Transcribe only the lines between the first line of the records and the line containing "BQ_REQUIRE(epilogue != EPI_ADD", inclusive, exactly as written.

** Opening Data shown block **

extern "C" int bq_gemm_bf16(const bq_gemm_desc *d, int n, int flags, int epilogue, int tile, void *stream) {
  using namespace bq;
  BQ_REQUIRE(d != nullptr && n >= 1, BQ_EINVAL, "bq_gemm_bf16: no problems");
  BQ_REQUIRE(tile == 256 || tile == 128 || tile == 64 || tile == 32, BQ_EINVAL,
             "bq_gemm_bf16: tile must be 256, 128 (= 256 x 128), 64 or 32 (got %d)", tile);
  const bool pxc = flags & BQ_GEMM_P_XC, qxc = flags & BQ_GEMM_Q_XC, f32 = flags & BQ_GEMM_OUT_F32;
  BQ_REQUIRE(!(flags & BQ_GEMM_BACKGROUND) || tile == 128, BQ_EINVAL, "bq_gemm_bf16: BQ_GEMM_BACKGROUND needs tile 128");
  const bool det = flags & BQ_GEMM_DET;
  BQ_REQUIRE(!det || tile != 128 || gemm_sk_mode() == 0, BQ_EINVAL,
             "bq_gemm_bf16: BQ_GEMM_DET with a stream-K mode on (bq_gemm_streamk_mode)");
  hipStream_t st = (hipStream_t)stream;
  int done = 0;
  while (done < n) {
    GemmArgs ga;
    ga.n = 0;
    ga.total_tiles = 0;
    while (done < n && ga.n < GEMM_MAX_PROBLEMS) {
      const bq_gemm_desc &s = d[done];
      BQ_REQUIRE(s.P && s.Q && s.out, BQ_EINVAL, "bq_gemm_bf16: null operand (problem %d)", done);
      BQ_REQUIRE(s.Ni > 0 && s.Nj > 0 && s.Kc > 0, BQ_EINVAL, "bq_gemm_bf16: empty problem %d", done);
      BQ_REQUIRE(s.ldp % 8 == 0 && s.ldq % 8 == 0, BQ_EINVAL, "bq_gemm_bf16: operand leading dimensions must be multiples of 8 elements");
      BQ_REQUIRE(s.Ni % 8 == 0 && s.ldo % (f32 ? 4 : 8) == 0, BQ_EINVAL, "bq_gemm_bf16: Ni and ldo must be multiples of 8 (Ni = %d, ldo = %d)", s.Ni, s.ldo);
      BQ_REQUIRE(!qxc || s.Nj % 8 == 0, BQ_EINVAL, "bq_gemm_bf16: a contraction-major Q needs Nj %% 8 == 0 (Nj = %d)", s.Nj);
      BQ_REQUIRE((pxc && qxc) || s.Kc % 64 == 0, BQ_EINVAL,
                 "bq_gemm_bf16: a K-contiguous operand needs Kc %% 64 == 0 (Kc = %d; zero-pad the other operand and pass "
                 "p_bytes / q_bytes when the rows are shorter)", s.Kc);
      BQ_REQUIRE(((uintptr_t)s.P % 16 == 0) && ((uintptr_t)s.Q % 16 == 0) && ((uintptr_t)s.out % 16 == 0), BQ_EINVAL,
                 "bq_gemm_bf16: operands must be 16-byte aligned");
      BQ_REQUIRE(epilogue != EPI_BIAS_GELU || s.out2, BQ_EINVAL, "bq_gemm_bf16: BIAS_GELU needs out2");
      BQ_REQUIRE(epilogue != EPI_DGELU || s.aux, BQ_EINVAL, "bq_gemm_bf16: DGELU needs aux");
      BQ_REQUIRE(epilogue != EPI_ADD || s.aux, BQ_EINVAL, "bq_gemm_bf16: ADD needs aux");
      BQ_REQUIRE((epilogue != EPI_ADD && epilogue != EPI_DGELU && tile != 128) || ((long)s.Nj + 256) * s.ldo * (f32 ? 4 : 2) < 0x7FFFFFFFL,
                 BQ_EINVAL, "bq_gemm_bf16: out / aux larger than 2 GB (problem %d)", done);
      const long pb = pxc ? ((long)(s.Kc - 1) * s.ldp + s.Ni) * 2 : ((long)(s.Ni - 1) * s.ldp + s.Kc) * 2;
      long qb = qxc ? ((long)(s.Kc - 1) * s.ldq + s.Nj) * 2 : ((long)(s.Nj - 1) * s.ldq + s.Kc) * 2;
      const int tj = tile == 256 ? 256 : tile, ti = (tile == 256 || tile == 128) ? 256 : 64;
      BQ_REQUIRE(s.q_rpb >= 0 && s.o_rpb >= 0 && s.q_rpb <= 65535 && s.o_rpb <= 65535, BQ_EINVAL,
                 "bq_gemm_bf16: q_rpb / o_rpb must be in 0..65535 (problem %d)", done);
      long q_span = 0, o_span = 0;
      if (s.q_rpb > 0) {
        const long rows = qxc ? s.Kc : s.Nj, cols = qxc ? s.Nj : s.Kc;
        BQ_REQUIRE(rows % s.q_rpb == 0 && s.q_bstride % 8 == 0 && (long)s.q_bstride >= (long)s.q_rpb * s.ldq, BQ_EINVAL,
                   "bq_gemm_bf16: q map: rows %ld must be whole batches of q_rpb = %d rows, q_bstride %% 8 == 0 and >= q_rpb * ldq",
                   rows, s.q_rpb);
        BQ_REQUIRE(tile != 256 || (qxc && s.q_rpb >= 64), BQ_EINVAL,
                   "bq_gemm_bf16: tile 256 maps only the contraction rows of a contraction-major Q, q_rpb >= 64");
        BQ_REQUIRE(tile != 128 || !qxc, BQ_EINVAL, "bq_gemm_bf16: tile 128 has no map on a contraction-major Q");
        q_span = (rows / s.q_rpb - 1) * (long)s.q_bstride + (long)(s.q_rpb - 1) * s.ldq + cols;
        qb = q_span * 2;
      }
      if (s.o_rpb > 0) {
        BQ_REQUIRE(s.Nj % s.o_rpb == 0 && s.o_bstride % 8 == 0 && (long)s.o_bstride >= (long)s.o_rpb * s.ldo, BQ_EINVAL,
                   "bq_gemm_bf16: o map: Nj = %d must be whole batches of o_rpb = %d rows, o_bstride %% 8 == 0 and >= o_rpb * ldo",
                   s.Nj, s.o_rpb);
        BQ_REQUIRE(tile != 256 && epilogue != EPI_BIAS_CE && s.colsum == nullptr, BQ_EINVAL,
                   "bq_gemm_bf16: an output map needs tile 128, 64 or 32 and no column sums");
        o_span = (long)(s.Nj / s.o_rpb) * s.o_bstride;
        BQ_REQUIRE((o_span + 256L * s.ldo) * (f32 ? 4 : 2) < 0x7FFFFFFFL, BQ_EINVAL, "bq_gemm_bf16: mapped out larger than 2 GB");
      }
      BQ_REQUIRE(!s.accum || (f32 && tile != 256 && tile != 128), BQ_EINVAL, "bq_gemm_bf16: accum needs fp32 out and tile 64 / 32");
      BQ_REQUIRE(pb + (long)ti * s.ldp * 2 < 0x7FFFFFFFL && qb + (long)tj * s.ldq * 2 + (s.q_rpb > 0 ? 2L * s.q_bstride * 2 : 0) < 0x7FFFFFFFL,
                 BQ_EINVAL, "bq_gemm_bf16: operand larger than 2 GB (problem %d)", done);
      BQ_REQUIRE(!det || f32 || epilogue == EPI_BIAS_CE || !s.colsum, BQ_EINVAL,
                 "bq_gemm_bf16: BQ_GEMM_DET: column sums of a bf16 output are float atomics (use bq_colsum_grouped_det_bf16)");
      BQ_REQUIRE(!det || epilogue == EPI_BIAS_CE || s.ksplit <= 1 || (!s.colsum && !s.accum && s.o_rpb == 0), BQ_EINVAL,
                 "bq_gemm_bf16: BQ_GEMM_DET: a cut contraction takes no colsum, accum or output map (problem %d)", done);
      GemmProblem &g = ga.p[ga.n];
      g.P = (const __bf16 *)s.P; g.Q = (const __bf16 *)s.Q; g.out = s.out; g.bias = s.bias; g.out2 = s.out2;
      g.aux = (const __bf16 *)s.aux; g.colsum = s.colsum;
      g.ldp = s.ldp; g.ldq = s.ldq; g.ldo = s.ldo; g.Ni = s.Ni; g.Nj = s.Nj; g.Kc = s.Kc;
      g.flags = (s.bias_bf16 != 0 ? 1 : 0) | (s.accum != 0 ? 2 : 0);
      g.rpb_pack = (int)((unsigned)s.q_rpb | ((unsigned)s.o_rpb << 16));
      g.q_bstride = s.q_bstride; g.o_bstride = s.o_bstride;
      g.p_bytes = (unsigned)(s.p_bytes > 0 ? s.p_bytes : pb);
      g.q_bytes = (unsigned)((s.q_bytes > 0 && s.q_rpb == 0) ? s.q_bytes : qb);
      int ks_ = 1;
      if (epilogue == EPI_BIAS_CE) {
        BQ_REQUIRE(s.out2 && s.aux && s.colsum && s.ksplit > 0 && s.ksplit <= s.Ni && s.ksplit <= 65535 && tile == 256, BQ_EINVAL,
                   "bq_gemm_bf16: the cross-entropy epilogue needs out2 (partials), aux (targets), colsum (target logits), "
                   "ksplit = valid vocabulary entries (<= 65535), tile 256");
        ks_ = s.ksplit;
      } else {
        BQ_REQUIRE(s.ksplit <= 1 || (f32 && tile != 256), BQ_EINVAL, "bq_gemm_bf16: ksplit needs fp32 out and tile 64");
        BQ_REQUIRE(s.ksplit <= 65535, BQ_ELIMIT, "bq_gemm_bf16: ksplit = %d > 65535", s.ksplit);
        BQ_REQUIRE(s.ksplit <= 1 || epilogue == EPI_NONE, BQ_EINVAL, "bq_gemm_bf16: ksplit needs the NONE epilogue");
        ks_ = (f32 && tile != 256 && s.ksplit > 1) ? s.ksplit : 1;
      }
      BQ_REQUIRE((s.Ni + ti - 1) / ti <= 65535, BQ_ELIMIT, "bq_gemm_bf16: Ni = %d too wide", s.Ni);
      g.tiles_ks = (int)((unsigned)((s.Ni + ti - 1) / ti) | ((unsigned)ks_ << 16));
      g.tile0 = ga.total_tiles;
      ga.total_tiles += g.tiles_i() * ((s.Nj + tj - 1) / tj) * (epilogue == EPI_BIAS_CE ? 1 : g.ksplit());
      ++ga.n;
      ++done;
    }
    BQ_REQUIRE(launch_gemm(ga, flags, epilogue, tile, st) == 0, BQ_EINVAL,
               "bq_gemm_bf16: unsupported combination flags=%d epilogue=%d tile=%d", flags, epilogue, tile);
    int rc = check_launch("gemm_bf16");
    if (rc) return rc;
  }
  return 0;
}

** Closing Data shown block **

Response to the task
extern "C" int bq_gemm_bf16(const bq_gemm_desc *d, int n, int flags, int epilogue, int tile, void *stream) {
  using namespace bq;
  BQ_REQUIRE(d != nullptr && n >= 1, BQ_EINVAL, "bq_gemm_bf16: no problems");
  BQ_REQUIRE(tile == 256 || tile == 128 || tile == 64 || tile == 32, BQ_EINVAL,
             "bq_gemm_bf16: tile must be 256, 128 (= 256 x 128), 64 or 32 (got %d)", tile);
  const bool pxc = flags & BQ_GEMM_P_XC, qxc = flags & BQ_GEMM_Q_XC, f32 = flags & BQ_GEMM_OUT_F32;
  BQ_REQUIRE(!(flags & BQ_GEMM_BACKGROUND) || tile == 128, BQ_EINVAL, "bq_gemm_bf16: BQ_GEMM_BACKGROUND needs tile 128");
  const bool det = flags & BQ_GEMM_DET;
  BQ_REQUIRE(!det || tile != 128 || gemm_sk_mode() == 0, BQ_EINVAL,
             "bq_gemm_bf16: BQ_GEMM_DET with a stream-K mode on (bq_gemm_streamk_mode)");
  hipStream_t st = (hipStream_t)stream;
  int done = 0;
  while (done < n) {
    GemmArgs ga;
    ga.n = 0;
    ga.total_tiles = 0;
    while (done < n && ga.n < GEMM_MAX_PROBLEMS) {
      const bq_gemm_desc &s = d[done];
      BQ_REQUIRE(s.P && s.Q && s.out, BQ_EINVAL, "bq_gemm_bf16: null operand (problem %d)", done);
      BQ_REQUIRE(s.Ni > 0 && s.Nj > 0 && s.Kc > 0, BQ_EINVAL, "bq_gemm_bf16: empty problem %d", done);
      BQ_REQUIRE(s.ldp % 8 == 0 && s.ldq % 8 == 0, BQ_EINVAL, "bq_gemm_bf16: operand leading dimensions must be multiples of 8 elements");
      BQ_REQUIRE(s.Ni % 8 == 0 && s.ldo % (f32 ? 4 : 8) == 0, BQ_EINVAL, "bq_gemm_bf16: Ni and ldo must be multiples of 8 (Ni = %d, ldo = %d)", s.Ni, s.ldo);
      BQ_REQUIRE(!qxc || s.Nj % 8 == 0, BQ_EINVAL, "bq_gemm_bf16: a contraction-major Q needs Nj %% 8 == 0 (Nj = %d)", s.Nj);
      BQ_REQUIRE((pxc && qxc) || s.Kc % 64 == 0, BQ_EINVAL,
                 "bq_gemm_bf16: a K-contiguous operand needs Kc %% 64 == 0 (Kc = %d; zero-pad the other operand and pass "
                 "p_bytes / q_bytes when the rows are shorter)", s.Kc);
      BQ_REQUIRE(((uintptr_t)s.P % 16 == 0) && ((uintptr_t)s.Q % 16 == 0) && ((uintptr_t)s.out % 16 == 0), BQ_EINVAL,
                 "bq_gemm_bf16: operands must be 16-byte aligned");
      BQ_REQUIRE(epilogue != EPI_BIAS_GELU || s.out2, BQ_EINVAL, "bq_gemm_bf16: BIAS_GELU needs out2");
      BQ_REQUIRE(epilogue != EPI_DGELU || s.aux, BQ_EINVAL, "bq_gemm_bf16: DGELU needs aux");
      BQ_REQUIRE(epilogue != EPI_ADD || s.aux, BQ_EINVAL, "bq_gemm_bf16: ADD needs aux");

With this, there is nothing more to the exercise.